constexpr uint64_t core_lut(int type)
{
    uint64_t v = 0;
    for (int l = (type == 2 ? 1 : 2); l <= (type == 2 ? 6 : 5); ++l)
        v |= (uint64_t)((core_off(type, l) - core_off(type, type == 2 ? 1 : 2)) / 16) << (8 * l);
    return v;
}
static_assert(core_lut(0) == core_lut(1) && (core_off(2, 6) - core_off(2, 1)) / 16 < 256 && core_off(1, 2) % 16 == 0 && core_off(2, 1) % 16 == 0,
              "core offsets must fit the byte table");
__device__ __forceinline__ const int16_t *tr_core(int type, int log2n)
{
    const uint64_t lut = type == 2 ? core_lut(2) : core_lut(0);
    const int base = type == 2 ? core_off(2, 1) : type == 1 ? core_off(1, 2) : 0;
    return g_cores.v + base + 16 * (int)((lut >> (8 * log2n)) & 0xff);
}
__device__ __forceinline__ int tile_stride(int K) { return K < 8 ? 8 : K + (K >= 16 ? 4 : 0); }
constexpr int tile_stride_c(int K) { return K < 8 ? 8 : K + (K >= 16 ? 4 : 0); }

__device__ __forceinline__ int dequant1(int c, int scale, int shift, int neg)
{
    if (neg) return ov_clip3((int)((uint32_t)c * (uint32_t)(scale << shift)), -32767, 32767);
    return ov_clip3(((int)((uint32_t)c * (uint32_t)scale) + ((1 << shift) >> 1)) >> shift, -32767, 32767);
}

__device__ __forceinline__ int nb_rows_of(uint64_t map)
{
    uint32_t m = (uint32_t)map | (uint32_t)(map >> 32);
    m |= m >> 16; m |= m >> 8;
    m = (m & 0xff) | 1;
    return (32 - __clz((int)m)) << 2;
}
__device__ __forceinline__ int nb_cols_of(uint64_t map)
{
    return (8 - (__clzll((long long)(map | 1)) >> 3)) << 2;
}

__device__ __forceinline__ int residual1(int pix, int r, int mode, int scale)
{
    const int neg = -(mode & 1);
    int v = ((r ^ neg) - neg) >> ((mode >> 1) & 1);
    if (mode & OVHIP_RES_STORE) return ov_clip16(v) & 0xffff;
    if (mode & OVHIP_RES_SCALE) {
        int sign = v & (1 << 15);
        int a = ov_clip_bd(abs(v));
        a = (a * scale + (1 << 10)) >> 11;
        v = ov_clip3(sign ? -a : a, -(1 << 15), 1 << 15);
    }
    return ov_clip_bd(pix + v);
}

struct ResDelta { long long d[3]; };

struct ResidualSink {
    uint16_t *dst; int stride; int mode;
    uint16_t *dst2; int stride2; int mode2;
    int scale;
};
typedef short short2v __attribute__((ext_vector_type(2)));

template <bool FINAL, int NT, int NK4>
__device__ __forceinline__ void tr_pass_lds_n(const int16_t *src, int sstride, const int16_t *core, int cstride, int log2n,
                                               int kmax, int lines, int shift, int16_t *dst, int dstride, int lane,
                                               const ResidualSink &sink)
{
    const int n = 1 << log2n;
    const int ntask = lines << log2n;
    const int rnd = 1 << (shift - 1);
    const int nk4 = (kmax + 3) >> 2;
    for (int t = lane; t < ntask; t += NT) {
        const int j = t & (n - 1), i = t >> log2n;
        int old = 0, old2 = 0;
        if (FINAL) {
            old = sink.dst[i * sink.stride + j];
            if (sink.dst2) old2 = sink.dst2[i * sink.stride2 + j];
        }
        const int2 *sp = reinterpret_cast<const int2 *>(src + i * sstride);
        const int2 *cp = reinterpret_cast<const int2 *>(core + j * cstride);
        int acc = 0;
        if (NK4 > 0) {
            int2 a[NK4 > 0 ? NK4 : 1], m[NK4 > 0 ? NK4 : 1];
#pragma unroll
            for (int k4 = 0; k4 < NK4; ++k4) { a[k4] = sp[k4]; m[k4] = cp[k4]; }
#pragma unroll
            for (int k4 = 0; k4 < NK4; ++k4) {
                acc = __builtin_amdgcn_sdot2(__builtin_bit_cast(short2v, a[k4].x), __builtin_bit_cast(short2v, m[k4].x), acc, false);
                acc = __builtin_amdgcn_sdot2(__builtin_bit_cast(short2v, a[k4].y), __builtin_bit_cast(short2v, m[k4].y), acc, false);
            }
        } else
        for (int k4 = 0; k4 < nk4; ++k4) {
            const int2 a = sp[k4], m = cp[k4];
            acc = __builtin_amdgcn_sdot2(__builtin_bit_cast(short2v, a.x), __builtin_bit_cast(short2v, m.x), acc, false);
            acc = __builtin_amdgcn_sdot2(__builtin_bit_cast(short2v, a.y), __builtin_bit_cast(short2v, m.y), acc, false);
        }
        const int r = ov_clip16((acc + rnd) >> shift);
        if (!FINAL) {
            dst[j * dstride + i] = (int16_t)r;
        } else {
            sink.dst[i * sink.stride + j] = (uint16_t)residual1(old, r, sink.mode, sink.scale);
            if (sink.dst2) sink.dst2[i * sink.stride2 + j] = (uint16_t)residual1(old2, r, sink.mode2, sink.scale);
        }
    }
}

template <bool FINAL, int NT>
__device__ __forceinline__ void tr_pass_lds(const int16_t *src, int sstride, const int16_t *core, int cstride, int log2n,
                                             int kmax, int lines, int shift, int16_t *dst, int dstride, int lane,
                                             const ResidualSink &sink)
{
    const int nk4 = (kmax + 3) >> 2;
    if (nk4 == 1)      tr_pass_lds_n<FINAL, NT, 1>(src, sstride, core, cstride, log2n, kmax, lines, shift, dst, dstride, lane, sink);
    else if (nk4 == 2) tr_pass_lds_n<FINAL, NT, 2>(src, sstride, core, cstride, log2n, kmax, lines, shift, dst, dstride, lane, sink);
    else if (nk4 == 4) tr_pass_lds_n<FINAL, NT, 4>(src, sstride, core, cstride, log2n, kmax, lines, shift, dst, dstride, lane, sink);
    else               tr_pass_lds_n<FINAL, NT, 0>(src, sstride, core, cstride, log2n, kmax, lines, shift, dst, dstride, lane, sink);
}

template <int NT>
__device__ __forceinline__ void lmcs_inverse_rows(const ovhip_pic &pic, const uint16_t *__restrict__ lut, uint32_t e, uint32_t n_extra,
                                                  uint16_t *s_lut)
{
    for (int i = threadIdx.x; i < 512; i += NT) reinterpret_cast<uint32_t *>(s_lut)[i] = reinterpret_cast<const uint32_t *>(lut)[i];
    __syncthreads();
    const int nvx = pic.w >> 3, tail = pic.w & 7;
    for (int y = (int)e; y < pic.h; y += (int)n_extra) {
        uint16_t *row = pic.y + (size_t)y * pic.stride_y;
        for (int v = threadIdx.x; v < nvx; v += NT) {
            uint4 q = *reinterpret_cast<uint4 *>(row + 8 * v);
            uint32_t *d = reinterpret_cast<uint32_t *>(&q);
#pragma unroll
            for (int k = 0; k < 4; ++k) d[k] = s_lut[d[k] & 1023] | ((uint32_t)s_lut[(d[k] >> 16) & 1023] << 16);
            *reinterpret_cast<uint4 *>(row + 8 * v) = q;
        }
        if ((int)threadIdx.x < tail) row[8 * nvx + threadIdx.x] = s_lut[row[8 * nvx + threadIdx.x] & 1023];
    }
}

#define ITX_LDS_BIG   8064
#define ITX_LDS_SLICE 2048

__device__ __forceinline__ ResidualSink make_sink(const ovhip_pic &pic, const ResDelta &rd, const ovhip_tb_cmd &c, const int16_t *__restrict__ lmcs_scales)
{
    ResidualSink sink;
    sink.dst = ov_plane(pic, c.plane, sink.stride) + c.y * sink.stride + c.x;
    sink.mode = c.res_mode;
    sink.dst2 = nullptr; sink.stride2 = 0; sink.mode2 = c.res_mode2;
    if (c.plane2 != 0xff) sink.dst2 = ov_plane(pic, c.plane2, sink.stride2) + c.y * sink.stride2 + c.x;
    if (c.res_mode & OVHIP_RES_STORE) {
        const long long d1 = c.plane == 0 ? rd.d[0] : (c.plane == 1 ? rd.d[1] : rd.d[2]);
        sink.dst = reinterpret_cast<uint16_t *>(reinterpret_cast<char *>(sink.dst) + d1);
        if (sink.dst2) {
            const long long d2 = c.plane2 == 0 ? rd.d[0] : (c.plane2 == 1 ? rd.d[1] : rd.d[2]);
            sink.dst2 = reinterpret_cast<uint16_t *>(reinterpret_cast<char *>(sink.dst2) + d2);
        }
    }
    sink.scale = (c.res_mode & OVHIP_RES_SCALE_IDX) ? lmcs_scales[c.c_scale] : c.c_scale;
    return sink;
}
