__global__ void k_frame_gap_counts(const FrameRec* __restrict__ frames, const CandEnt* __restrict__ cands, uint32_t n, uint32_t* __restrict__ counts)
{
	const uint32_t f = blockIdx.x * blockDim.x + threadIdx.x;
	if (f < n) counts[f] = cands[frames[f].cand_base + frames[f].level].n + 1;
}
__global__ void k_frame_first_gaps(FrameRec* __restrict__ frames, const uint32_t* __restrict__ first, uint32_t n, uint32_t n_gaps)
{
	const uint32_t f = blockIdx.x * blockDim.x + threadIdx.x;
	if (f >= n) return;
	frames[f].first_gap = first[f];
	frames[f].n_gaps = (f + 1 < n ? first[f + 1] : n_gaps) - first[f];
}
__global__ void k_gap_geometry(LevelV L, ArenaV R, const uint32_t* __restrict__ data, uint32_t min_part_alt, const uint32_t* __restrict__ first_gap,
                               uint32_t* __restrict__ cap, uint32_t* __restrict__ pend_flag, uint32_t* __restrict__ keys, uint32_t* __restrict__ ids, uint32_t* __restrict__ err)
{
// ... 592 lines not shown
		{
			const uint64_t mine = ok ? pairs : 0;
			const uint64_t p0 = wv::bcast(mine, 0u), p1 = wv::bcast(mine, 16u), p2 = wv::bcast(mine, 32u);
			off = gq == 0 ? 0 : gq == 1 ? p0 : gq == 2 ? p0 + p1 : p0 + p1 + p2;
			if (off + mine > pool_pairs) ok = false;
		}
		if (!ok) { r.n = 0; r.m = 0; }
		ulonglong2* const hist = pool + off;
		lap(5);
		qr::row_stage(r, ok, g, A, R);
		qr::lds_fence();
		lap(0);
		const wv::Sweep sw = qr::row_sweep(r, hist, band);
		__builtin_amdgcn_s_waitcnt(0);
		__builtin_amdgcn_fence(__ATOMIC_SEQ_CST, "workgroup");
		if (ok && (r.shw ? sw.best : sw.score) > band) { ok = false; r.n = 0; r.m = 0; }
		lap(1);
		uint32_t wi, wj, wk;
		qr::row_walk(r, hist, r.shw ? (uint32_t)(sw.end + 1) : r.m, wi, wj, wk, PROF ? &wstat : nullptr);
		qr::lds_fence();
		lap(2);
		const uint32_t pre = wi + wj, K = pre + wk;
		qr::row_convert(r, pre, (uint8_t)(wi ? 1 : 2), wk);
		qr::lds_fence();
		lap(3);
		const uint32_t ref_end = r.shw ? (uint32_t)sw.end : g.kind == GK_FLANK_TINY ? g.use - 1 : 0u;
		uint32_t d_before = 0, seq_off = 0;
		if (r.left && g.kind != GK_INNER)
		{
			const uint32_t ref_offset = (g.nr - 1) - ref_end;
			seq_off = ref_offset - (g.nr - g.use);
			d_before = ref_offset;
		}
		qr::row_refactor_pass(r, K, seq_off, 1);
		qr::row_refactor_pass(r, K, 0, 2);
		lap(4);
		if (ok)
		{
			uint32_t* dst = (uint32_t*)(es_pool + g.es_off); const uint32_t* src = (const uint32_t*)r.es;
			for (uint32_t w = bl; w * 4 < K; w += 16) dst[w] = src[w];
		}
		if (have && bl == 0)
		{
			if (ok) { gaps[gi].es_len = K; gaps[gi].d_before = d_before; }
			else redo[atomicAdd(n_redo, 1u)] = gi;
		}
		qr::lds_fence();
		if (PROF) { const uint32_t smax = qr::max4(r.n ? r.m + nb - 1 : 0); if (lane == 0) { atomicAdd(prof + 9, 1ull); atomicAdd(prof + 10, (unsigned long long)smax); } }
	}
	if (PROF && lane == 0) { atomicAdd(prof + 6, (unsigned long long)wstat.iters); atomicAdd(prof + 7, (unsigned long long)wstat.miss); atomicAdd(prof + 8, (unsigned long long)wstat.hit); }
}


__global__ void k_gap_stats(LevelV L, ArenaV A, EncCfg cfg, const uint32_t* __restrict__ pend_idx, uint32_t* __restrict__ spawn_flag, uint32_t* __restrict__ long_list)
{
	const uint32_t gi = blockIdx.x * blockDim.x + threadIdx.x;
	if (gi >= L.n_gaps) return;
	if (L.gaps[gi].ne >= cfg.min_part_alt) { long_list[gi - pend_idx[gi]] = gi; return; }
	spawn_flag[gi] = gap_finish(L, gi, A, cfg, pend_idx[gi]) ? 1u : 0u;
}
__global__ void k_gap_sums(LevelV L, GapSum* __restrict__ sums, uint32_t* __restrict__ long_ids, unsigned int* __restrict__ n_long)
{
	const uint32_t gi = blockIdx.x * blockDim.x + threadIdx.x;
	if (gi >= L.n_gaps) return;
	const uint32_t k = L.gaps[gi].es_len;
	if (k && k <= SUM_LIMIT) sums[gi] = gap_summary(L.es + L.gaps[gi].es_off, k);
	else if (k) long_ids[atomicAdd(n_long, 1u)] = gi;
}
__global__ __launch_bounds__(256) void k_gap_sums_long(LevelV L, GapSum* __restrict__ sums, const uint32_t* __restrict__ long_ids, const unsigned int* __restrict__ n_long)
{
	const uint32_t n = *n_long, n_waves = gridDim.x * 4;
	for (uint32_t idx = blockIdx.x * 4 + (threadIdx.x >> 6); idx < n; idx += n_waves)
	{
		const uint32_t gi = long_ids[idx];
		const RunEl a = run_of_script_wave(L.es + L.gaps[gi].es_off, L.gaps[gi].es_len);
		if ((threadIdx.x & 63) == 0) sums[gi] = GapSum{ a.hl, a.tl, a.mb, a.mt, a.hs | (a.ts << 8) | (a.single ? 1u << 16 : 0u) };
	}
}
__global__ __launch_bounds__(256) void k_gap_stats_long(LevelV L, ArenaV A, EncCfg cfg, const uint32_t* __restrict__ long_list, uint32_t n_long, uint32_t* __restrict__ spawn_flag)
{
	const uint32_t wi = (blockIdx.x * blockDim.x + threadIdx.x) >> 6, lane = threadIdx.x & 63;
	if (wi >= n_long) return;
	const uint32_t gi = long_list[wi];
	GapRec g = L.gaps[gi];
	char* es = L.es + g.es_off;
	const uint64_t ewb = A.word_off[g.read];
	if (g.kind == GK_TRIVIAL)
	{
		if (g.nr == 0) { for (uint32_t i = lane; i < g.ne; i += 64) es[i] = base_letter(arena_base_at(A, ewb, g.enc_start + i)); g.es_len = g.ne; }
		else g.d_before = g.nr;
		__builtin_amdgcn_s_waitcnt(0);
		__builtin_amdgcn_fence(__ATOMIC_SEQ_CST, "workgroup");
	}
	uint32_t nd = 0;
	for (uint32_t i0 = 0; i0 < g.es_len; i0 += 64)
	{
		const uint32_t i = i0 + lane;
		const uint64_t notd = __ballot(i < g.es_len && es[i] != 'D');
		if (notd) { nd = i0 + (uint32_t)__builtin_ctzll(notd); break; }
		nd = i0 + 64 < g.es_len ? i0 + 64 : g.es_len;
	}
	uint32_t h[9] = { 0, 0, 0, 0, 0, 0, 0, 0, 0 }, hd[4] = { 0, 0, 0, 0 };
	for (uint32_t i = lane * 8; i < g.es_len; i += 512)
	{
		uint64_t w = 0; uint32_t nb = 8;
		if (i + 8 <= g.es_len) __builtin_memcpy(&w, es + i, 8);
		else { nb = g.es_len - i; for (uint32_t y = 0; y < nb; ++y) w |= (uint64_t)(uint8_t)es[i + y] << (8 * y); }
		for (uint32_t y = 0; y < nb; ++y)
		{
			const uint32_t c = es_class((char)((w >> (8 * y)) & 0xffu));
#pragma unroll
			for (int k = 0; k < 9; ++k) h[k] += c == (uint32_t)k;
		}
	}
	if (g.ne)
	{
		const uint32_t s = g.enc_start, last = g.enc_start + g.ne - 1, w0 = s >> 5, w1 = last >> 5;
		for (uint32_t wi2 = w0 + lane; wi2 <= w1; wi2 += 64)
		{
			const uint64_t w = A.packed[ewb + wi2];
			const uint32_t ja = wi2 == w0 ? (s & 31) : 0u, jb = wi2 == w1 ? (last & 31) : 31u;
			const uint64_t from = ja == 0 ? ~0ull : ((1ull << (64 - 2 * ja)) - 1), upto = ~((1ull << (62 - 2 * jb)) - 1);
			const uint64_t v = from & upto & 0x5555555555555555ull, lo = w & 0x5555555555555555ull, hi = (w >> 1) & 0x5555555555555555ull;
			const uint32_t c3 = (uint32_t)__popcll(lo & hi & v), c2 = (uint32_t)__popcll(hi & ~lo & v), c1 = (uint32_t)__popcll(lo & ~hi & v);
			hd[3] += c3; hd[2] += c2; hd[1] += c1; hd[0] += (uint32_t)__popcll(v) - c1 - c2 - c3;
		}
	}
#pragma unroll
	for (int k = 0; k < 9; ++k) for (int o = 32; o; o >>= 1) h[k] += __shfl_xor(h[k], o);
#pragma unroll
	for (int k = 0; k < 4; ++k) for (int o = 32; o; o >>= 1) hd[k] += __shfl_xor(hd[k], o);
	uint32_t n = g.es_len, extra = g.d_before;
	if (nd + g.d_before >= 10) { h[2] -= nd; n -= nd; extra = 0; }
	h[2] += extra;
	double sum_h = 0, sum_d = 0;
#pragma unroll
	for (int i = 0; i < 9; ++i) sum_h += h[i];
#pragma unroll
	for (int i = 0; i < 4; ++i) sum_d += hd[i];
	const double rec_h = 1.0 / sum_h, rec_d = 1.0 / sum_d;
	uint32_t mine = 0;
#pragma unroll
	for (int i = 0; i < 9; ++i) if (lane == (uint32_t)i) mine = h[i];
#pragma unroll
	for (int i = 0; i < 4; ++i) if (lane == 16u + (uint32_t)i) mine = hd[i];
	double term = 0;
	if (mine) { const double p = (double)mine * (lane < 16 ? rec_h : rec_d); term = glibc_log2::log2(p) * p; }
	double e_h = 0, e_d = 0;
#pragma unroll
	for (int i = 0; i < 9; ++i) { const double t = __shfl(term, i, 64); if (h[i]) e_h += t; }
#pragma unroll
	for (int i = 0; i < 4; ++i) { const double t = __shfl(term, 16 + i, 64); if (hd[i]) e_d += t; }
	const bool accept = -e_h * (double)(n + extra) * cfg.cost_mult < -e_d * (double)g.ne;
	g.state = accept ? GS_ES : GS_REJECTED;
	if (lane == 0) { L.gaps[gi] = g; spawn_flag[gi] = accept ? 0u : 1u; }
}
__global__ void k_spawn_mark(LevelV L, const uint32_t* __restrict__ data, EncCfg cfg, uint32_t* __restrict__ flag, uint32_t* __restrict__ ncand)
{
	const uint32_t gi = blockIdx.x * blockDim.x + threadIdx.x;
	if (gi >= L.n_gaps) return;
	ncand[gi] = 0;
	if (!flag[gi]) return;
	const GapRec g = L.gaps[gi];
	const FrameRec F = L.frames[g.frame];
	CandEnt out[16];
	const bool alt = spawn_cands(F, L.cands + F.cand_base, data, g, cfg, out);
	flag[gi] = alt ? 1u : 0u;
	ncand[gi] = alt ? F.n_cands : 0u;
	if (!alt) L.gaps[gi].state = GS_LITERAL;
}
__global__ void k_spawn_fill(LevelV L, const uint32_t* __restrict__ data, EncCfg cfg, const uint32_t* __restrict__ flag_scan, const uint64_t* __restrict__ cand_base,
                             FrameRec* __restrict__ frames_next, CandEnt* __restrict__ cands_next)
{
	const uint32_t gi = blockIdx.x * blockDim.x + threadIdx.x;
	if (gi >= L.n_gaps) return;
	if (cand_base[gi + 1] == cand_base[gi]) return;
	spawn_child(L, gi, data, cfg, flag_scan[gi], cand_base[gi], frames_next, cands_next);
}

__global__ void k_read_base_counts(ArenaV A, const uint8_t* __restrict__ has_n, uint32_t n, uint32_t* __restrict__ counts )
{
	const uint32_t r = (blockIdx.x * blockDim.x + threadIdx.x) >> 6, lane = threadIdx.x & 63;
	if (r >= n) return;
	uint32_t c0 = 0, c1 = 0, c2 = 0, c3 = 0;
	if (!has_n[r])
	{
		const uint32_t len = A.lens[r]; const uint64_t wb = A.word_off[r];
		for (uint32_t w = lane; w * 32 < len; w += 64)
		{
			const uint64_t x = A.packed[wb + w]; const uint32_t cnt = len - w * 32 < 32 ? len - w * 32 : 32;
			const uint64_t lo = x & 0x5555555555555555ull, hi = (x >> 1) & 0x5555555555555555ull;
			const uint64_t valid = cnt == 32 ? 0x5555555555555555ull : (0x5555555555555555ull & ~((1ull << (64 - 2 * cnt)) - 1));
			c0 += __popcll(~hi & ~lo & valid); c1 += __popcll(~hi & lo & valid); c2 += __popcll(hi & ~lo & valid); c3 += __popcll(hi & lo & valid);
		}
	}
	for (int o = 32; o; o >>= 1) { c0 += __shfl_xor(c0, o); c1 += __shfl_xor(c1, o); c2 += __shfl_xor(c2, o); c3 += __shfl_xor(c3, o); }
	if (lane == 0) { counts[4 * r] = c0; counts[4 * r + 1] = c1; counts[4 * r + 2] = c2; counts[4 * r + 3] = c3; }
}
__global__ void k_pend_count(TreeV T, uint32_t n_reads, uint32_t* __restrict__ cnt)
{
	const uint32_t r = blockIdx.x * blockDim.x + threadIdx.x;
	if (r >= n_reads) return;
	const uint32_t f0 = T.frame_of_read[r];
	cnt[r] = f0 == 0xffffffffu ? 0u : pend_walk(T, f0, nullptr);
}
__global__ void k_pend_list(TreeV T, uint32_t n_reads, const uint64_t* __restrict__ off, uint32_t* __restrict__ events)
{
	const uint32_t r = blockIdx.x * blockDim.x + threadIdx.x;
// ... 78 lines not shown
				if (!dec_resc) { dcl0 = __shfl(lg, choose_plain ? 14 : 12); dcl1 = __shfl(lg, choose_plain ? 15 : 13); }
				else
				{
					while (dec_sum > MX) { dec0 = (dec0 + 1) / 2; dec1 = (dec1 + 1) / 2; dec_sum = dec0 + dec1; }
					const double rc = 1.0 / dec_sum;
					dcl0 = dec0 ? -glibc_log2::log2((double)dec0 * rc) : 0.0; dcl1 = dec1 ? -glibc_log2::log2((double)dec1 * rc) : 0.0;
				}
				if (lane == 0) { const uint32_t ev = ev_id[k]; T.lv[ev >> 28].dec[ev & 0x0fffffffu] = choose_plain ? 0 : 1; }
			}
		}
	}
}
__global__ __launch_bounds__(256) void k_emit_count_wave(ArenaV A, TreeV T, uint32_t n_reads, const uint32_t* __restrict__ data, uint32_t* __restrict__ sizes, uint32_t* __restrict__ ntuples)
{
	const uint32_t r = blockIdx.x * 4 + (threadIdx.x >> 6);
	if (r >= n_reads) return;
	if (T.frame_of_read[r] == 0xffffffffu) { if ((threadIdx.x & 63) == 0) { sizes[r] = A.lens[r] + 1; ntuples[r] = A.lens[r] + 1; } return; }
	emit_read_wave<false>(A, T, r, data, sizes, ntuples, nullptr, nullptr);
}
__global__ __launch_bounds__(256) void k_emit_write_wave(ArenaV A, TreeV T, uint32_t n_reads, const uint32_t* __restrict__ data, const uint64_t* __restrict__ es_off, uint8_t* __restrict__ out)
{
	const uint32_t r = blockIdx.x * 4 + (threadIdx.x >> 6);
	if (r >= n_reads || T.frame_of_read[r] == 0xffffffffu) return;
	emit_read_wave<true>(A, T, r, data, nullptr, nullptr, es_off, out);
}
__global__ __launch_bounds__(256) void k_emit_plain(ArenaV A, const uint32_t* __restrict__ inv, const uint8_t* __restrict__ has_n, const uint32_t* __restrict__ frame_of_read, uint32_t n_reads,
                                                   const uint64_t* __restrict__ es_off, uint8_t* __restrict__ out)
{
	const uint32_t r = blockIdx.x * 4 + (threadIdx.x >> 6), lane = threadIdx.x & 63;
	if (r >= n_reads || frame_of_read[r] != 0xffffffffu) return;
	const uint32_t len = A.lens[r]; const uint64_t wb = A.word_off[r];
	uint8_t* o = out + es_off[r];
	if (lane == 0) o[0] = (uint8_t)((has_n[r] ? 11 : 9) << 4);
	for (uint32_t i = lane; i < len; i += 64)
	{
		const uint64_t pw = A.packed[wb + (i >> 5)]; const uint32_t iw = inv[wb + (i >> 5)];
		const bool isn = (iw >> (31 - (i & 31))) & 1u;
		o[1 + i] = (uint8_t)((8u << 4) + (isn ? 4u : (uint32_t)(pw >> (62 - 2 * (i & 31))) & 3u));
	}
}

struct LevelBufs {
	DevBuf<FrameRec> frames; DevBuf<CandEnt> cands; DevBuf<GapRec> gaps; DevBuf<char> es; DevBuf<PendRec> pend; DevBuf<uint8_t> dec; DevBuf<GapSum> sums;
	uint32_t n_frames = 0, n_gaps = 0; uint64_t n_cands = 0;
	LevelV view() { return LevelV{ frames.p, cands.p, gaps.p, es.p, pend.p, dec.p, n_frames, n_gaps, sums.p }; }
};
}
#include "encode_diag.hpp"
================================
Go through the data, and copy each line in which the word "double" appears.

	double sum_h = 0, sum_d = 0;
	const double rec_h = 1.0 / sum_h, rec_d = 1.0 / sum_d;
	double term = 0;
	if (mine) { const double p = (double)mine * (lane < 16 ? rec_h : rec_d); term = glibc_log2::log2(p) * p; }
	double e_h = 0, e_d = 0;
	for (int i = 0; i < 9; ++i) { const double t = __shfl(term, i, 64); if (h[i]) e_h += t; }
	for (int i = 0; i < 4; ++i) { const double t = __shfl(term, 16 + i, 64); if (hd[i]) e_d += t; }
	const bool accept = -e_h * (double)(n + extra) * cfg.cost_mult < -e_d * (double)g.ne;
					const double rc = 1.0 / dec_sum;
					dcl0 = dec0 ? -glibc_log2::log2((double)dec0 * rc) : 0.0; dcl1 = dec1 ? -glibc_log2::log2((double)dec1 * rc) : 0.0;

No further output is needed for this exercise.